Suppose $X_n$ is a sequence of random variables such that $X_n\stackrel{p}{\longrightarrow}X$ with $\mathbb{P}\left[X>0\right]=1$. I want to prove that, for all $\varepsilon>0$, it holds $\mathbb{P}\left[|X_n|\geq \varepsilon\right]\rightarrow 1$.

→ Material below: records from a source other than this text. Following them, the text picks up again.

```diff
+    }
+    const size_t o = (size_t)b * N + t0 + tid;
+    labels[o] = (uint8_t)bi;
+    rnorm[o] = rn;
+    if (gap) gap[o] = (K > 1) ? (best - second) * rn : INFINITY;
+  }
+}
+
 int sv_launch_assign(segvlad_ctx* ctx, const float* tokens, int B, int N, float* xt, uint8_t* labels, float* rnorm,
                      float* gap) {
   const int NT = ctx->Kpad / 32;
@@ -621,6 +758,15 @@
   if (NT <= 2 && ctx->D % 32 == 0 && !ctx->opt.assign_narrow) {
     const unsigned tiles_total = (unsigned)((N + 127) / 128) * (unsigned)B;
     dim3 gridw((tiles_total + 7) / 8 * 8, 1);
+    if (ctx->opt.describe_sched != 0 && N >= 4) {
+      const bool two = ctx->opt.describe_sched != 2;
+      const void* fn = NT == 1 ? (two ? (const void*)assign_sched_kernel<1, 2> : (const void*)assign_sched_kernel<1, 1>)
+                               : (two ? (const void*)assign_sched_kernel<2, 2> : (const void*)assign_sched_kernel<2, 1>);
+      const int K_ = ctx->K, D_ = ctx->D;
+      void* args[] = {(void*)&tokens, (void*)&N, (void*)&D_, (void*)&K_, (void*)&bt, (void*)&xt, (void*)&labels, (void*)&rnorm, (void*)&gap, (void*)&B};
+      SV_HIP(hipLaunchKernel(fn, gridw, block, args, 0, ctx->stream));
+      return SEGVLAD_OK;
+    }
     if (NT == 1)
       hipLaunchKernelGGL(assign_wide_kernel<1>, gridw, block, 0, ctx->stream, tokens, N, ctx->D, ctx->K, bt, xt, labels, rnorm, gap, B);
     else
```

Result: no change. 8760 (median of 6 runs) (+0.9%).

My attempt: $\varepsilon\leq |X_n|\leq |X_n-X|+|X|$ implies $[\varepsilon\leq |X_n|]\subseteq [\varepsilon\leq |X_n-X|+|X|]$ or
$$\mathbb{P}\left[|X_n|\geq \varepsilon\right]\leq \mathbb{P}[ |X_n-X|+|X|\geq \varepsilon]$$
but this goes in the order direction, since I have to find out a converging-to-one lower bound for $\mathbb{P}\left[|X_n|\geq \varepsilon\right]$.
Any suggestions?
Let $X$ be such that $P(X=1/k)=2^{-k}, k\geqslant 1$ and $X_n=X$. Then for each positive $\varepsilon$, $$ \lim_{n\rightarrow+\infty}P[|X_n|\geqslant \varepsilon]=\sum_{k\geqslant 1: 1/k>\varepsilon}2^{-k}<1. $$ Conclusion: it is possible that $\lim_{n\rightarrow+\infty}P[|X_n|\geqslant \varepsilon]=1$ fail for each positive $\varepsilon$.